发现新型重组酶，将大段DNA高效整合到人类基因组

生命科学的飞速发展，为科学家自由操纵基因提供了前所未有的简便和高效。在分子生物学实验室里，你可以很方便地通过聚合酶链式反应 （PCR） 将一个基因克隆下来，并连接到相应的表达载体 （质粒） 上。 遗憾的是，上述的分子克隆实验通常是在原核生物中进行的 （例如细菌） ，但涉及真核生物基因组的操作，特别是几千个核苷酸长度的DNA序列的整合，仍然十分具有挑战性。这也限制了合成生物学、细胞工程和基因治疗等新兴领域的发展。该研究开发了一种算法来识别数千种全新的大丝氨酸重组酶 （LSR） 及其DNA附着位点，将已知LSR的多样性扩大了1倍。 这些LSR可以将超过7kb的大型DNA片段、高效地插入人类基因组，为基因组工程化研究以及人类遗传病治疗提供了新的“百宝箱”！ 

人类遗传病的治疗一直是亟待解决的难题。随着人类基因组学的发展，越来越多人类遗传病基因被相继发现，通过改变遗传病患者的基因序列，从根本上人类遗传病也由此成为了一种很有前景的治疗方法。 导致遗传病的原因有很多，有时候只是编码蛋白的基因上的一个碱基出错了，但有时候可能是一大段基因出现了缺失、重复或重排，这种情况只能通过基因整合的方法将其修复。目前主要依靠DNA双链断裂 （DSB） 来实现基因整合，例如同源重组 （HR） ，但这种基因编辑手段并不可靠，有时候会导致双链DNA断裂部位附近的碱基缺失，或者产生随机DNA片段插入。 因此，该研究的通讯作者 Patrick Hsu 博士及其团队希望开发一种能够将大片段DNA整合到人类基因组中的分子工具，且不需要产生DNA双链断裂，也不需要依靠细胞的DNA修复机制。

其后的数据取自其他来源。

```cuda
#include <algorithm>
#include <cmath>
#include <cstdio>
#include <cstdlib>
#include <cstring>
#include <map>
#include <memory>
#include <string>
#include <type_traits>
#include <vector>

using namespace se3tn;

namespace {

enum Buf { B_X0A, B_X0B, B_Y1A, B_Y1B, B_P1A, B_P1B, B_T1, B_T2, B_U, B_CAT, B_F1, B_T4, B_F2, B_H1, B_H2, B_H3, B_COUNT };
// ... 450 lines not shown
            p.w = w.blob.get() + w.w_off[li]; p.bias = w.blob.get() + w.b_off[li];
            { ProfScope ps(c, li, s); CU_TRY(c, launch_conv_direct(g, p, s)); }
            ++c->launches;
            if (li == 0) { ProfScope ps(c, 14, s); CU_TRY(c, launch_maxpool(bufp(B_Y1A), bufp(B_P1A), n, 88, 88, 64, s)); ++c->launches; }
            if (li == 1) { ProfScope ps(c, 15, s); CU_TRY(c, launch_maxpool(bufp(B_Y1B), bufp(B_P1B), n, 88, 88, 64, s)); ++c->launches; }
        }
        { ProfScope ps(c, 16, s); CU_TRY(c, launch_head(bufp(B_H3), fcw, fcw + 6 * 512, out_trans, out_rot, n, 121, s)); }
        ++c->launches;
        if (out_feature) { CU_TRY(c, launch_nhwc_to_nchw(bufp(B_F2), out_feature, n, 22 * 22, 256, precision, s)); ++c->launches; }
        return SE3TN_OK;
    }
    const CUtensorMap* gbmaps = img_wid ? c->d_bmaps[precision].get() : nullptr;
    const float* const* gbias = img_wid ? c->d_bias.get() : nullptr;
    if (c->sched_dirty) { CU_TRY(c, cudaMemsetAsync(c->sched.get(), 0, trunk_sched_words(c->max_batch) * sizeof(unsigned), s)); c->sched_dirty = false; }
    for (int li = 0; li < kFirstTrunkLayer; ++li) {
        ResidentParams rp;
        fill_layer_desc(c, w, li, precision, rp.L);
        rp.img_first = first; rp.n_img = n;
        rp.m_tiles = n * rp.L.tiles_x * rp.L.tiles_y;
        if (kLayers[li].kind == K_STEM) { rp.step_x = rp.step_y = 10; rp.off_x = rp.off_y = -1; }
        else { rp.step_x = rp.step_y = 11; rp.off_x = rp.off_y = 0; }
        rp.img_wid = img_wid; rp.gbmaps = gbmaps; rp.gbias = gbias;
        rp.trace = c->trace ? c->trace.get() + static_cast<size_t>(li) * 256 * 8 : nullptr;
        { ProfScope ps(c, li, s); CU_TRY(c, launch_conv_resident(rp, rp.L.kind, precision, c->num_sms, c->pdl != 0, s)); }
        ++c->launches;
    }
    {
        TrunkParams tp;
        memset(&tp, 0, sizeof tp);
        int ksplit = (n <= kSplitMaxImages) ? kSplitK : 1;
        for (int l = 0; l < 14 - kFirstTrunkLayer; ++l) {
            fill_layer_desc(c, w, kFirstTrunkLayer + l, precision, tp.layer[l]);
            while (tp.layer[l].chunks % ksplit) ksplit /= 2;
        }
        int base = 0, base0 = 0;
        for (int l = 0; l < 14 - kFirstTrunkLayer; ++l) {
            LayerDesc& d = tp.layer[l];
            d.unit_base = base; base += n * d.units_per_image * ksplit;
            d.base_unit0 = base0; base0 += n * d.units_per_image;
            if (l > 0) { d.dep_layer = l - 1; d.dep_target = 4u * static_cast<unsigned>(ksplit) * static_cast<unsigned>(tp.layer[l - 1].units_per_image); }
        }
        if (ksplit > 1 && base0 > kSplitMaxUnits) return fail(c, SE3TN_ERR_STATE, "split-K scratch too small");
        tp.ksplit = ksplit; tp.partial = c->partial.get();
        tp.slice_cnt = c->sched.get() + 1 + static_cast<size_t>(kTrunkMaxLayers) * c->max_batch;
        tp.layer[5].pool_part = c->pool_part.get();
        tp.n_layers = 6; tp.total_units = base;
// ... 888 lines not shown
```

iros20-6d-pose-tracking_b200/engine.py:

```python
import ctypes as C
import math
import numpy as np
import torch

from . import _lib
from .weights import pack_state_dict

PREC = {'tf32': _lib.PREC_TF32, 'fp32': _lib.PREC_FP32, 'bf16x3': _lib.PREC_BF16X3, 'bf16': _lib.PREC_BF16}
IMAGE_SIZE = 176


def _ptr(t):
    return C.c_void_p(t.data_ptr()) if t is not None else C.c_void_p(0)


def _stream(device):
    return C.c_void_p(torch.cuda.current_stream(device).cuda_stream)


class Engine:
    def __init__(self, max_batch=64, device=None):
        if not torch.cuda.is_available():
            raise RuntimeError('se3tn Engine needs a CUDA device (sm_90a); there is no CPU fallback')
        self.lib = _lib.load()
# ... 346 lines not shown
        if not (math.isfinite(max_depth) and max_depth > 0):
            raise ValueError('max_depth must be finite and > 0')
        return (1, max_depth, int(bool(fill_depth.get('extrapolate', False))), 1 if blur_type == 'gaussian' else 0)

    def _set_depth_fill(self, spec):
        _lib.check(self.lib.se3tn_set_depth_fill(self._ctx, int(spec[0]), float(spec[1]), int(spec[2]), int(spec[3])), self._ctx)

    def debug_buffer(self, buf_id, n):
        p = C.c_void_p(); fpi = C.c_size_t()
        _lib.check(self.lib.se3tn_debug_buffer(self._ctx, buf_id, C.byref(p), C.byref(fpi)), self._ctx)
        offb = p.value - self._workspace.data_ptr()
        nbytes = n * fpi.value * 4
        return self._workspace[offb:offb + nbytes].view(torch.float32).view(n, fpi.value)

    def set_profiling(self, enable=True):
        _lib.check(self.lib.se3tn_set_profiling(self._ctx, int(bool(enable))), self._ctx)

    def get_profile(self):
        ms = (C.c_float * _lib.PROFILE_SLOTS)()
        _lib.check(self.lib.se3tn_get_profile(self._ctx, ms), self._ctx)
        return np.array(ms[:], dtype=np.float64)

    def get_trace(self):
        out = np.zeros((14, 256, 8), dtype=np.uint64)
        _lib.check(self.lib.se3tn_get_trace(self._ctx, out.ctypes.data_as(C.c_void_p)), self._ctx)
        return out

    def last_launch_count(self):
        return self.lib.se3tn_last_launch_count(self._ctx)

    def last_step_was_graph(self):
        return bool(self.lib.se3tn_last_step_was_graph(self._ctx))

    def _check_img(self, t):
        if not (t.is_cuda and t.dtype == torch.float32 and t.is_contiguous() and t.dim() == 4 and
                tuple(t.shape[1:]) == (4, IMAGE_SIZE, IMAGE_SIZE)):
            raise ValueError('expected a contiguous float32 CUDA tensor of shape (n,4,176,176), got %s %s' % (t.dtype, tuple(t.shape)))

    def _check_dev(self, name, t, dtype, shape):
        if not (isinstance(t, torch.Tensor) and t.is_cuda and t.device == self.device and t.dtype == dtype and t.is_contiguous()
                and tuple(t.shape) == tuple(shape)):
            raise ValueError('%s must be a contiguous %s CUDA tensor of shape %s on %s' % (name, dtype, tuple(shape), self.device))

    def _check_frame(self, rgb, depth, rgbA, depthA, poses, ow, n):
        ok = (rgb.is_cuda and rgb.dtype == torch.uint8 and rgb.is_contiguous() and rgb.dim() == 3 and rgb.shape[2] == 3 and
              depth.is_cuda and depth.dtype == torch.uint16 and depth.is_contiguous() and depth.shape == rgb.shape[:2] and
              (rgbA is None or (rgbA.is_cuda and rgbA.dtype == torch.uint8 and rgbA.is_contiguous() and tuple(rgbA.shape) == (n, IMAGE_SIZE, IMAGE_SIZE, 3))) and
# ... 33 lines not shown
```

大丝氨酸重组酶（LSR）是噬菌体携带的一种整合酶，它们通过识别细菌基因组和噬菌体DNA片段上的特定序列，将大片段DNA序列整合到细菌的基因组中。这种机制使位点特异性大片段DNA插入成为可能，而不需要任何细胞辅助因子，也不会产生有害的DNA双链断裂 （DSB） 。 在这项新研究中，研究团队设计了一种算法来检索不同种类的噬菌体中可能存在的LSR序列，经过粗略筛选后，他们发现了6207种具有序列特异性的LSRs。这将已知的LSRs数目扩展超过100倍。 

新型LSR的系统发现和分类 紧接着，研究团队合成并测试了超过60种不同的新发现LSR，其中高效的新型LSR大大优于其他重组酶。例如，与此前常用的Bxb1相比， 新型LSR的质粒重组效率要高7倍，基因组插入效率为40-75%，插入的DNA片段大小超过7kb。 

新型LSR具有很高的插入重组效率 基于这些关键特性，研究团队将收集到的新型LSR分类为着陆垫型、基因组靶向型或多靶向型，并指向三种不同的应用： 1）在基因组着陆区 （landing pad） 上安装扩增文库的新方法；2）大片段DNA的基因组整合和同一细胞内多个区域的同时整合；3）直接靶向人类基因组的特定位点。

着陆垫型LSR 不仅如此，研究团队还展示了新型LSR可以在无病毒载体递送的情况下，直接整合质粒或扩增子文库到基因组上，显示了它们在改进功能基因组学应用研究中的强大潜力。此外，研究团队还指出， 这些LSRs可以用于CAR-T细胞的生产，与目前使用慢病毒介导的转基因递送相比，LSRs可以将目标基因整合到特定位点，极大地避免了慢病毒介导转基因递送的随机性。

特异性人类基因组靶向重组酶的发现 总而言之，这项研究通过算法检索到数千种新型LSR，并对其中60多种LSR进行了功能验证。表明这些新型LSR具有更高的重组效率，且大可以插入超过7kb的DNA大片段，为基因编辑的工具箱又增添了一种新工具，为人类遗传病治疗开辟了新道路。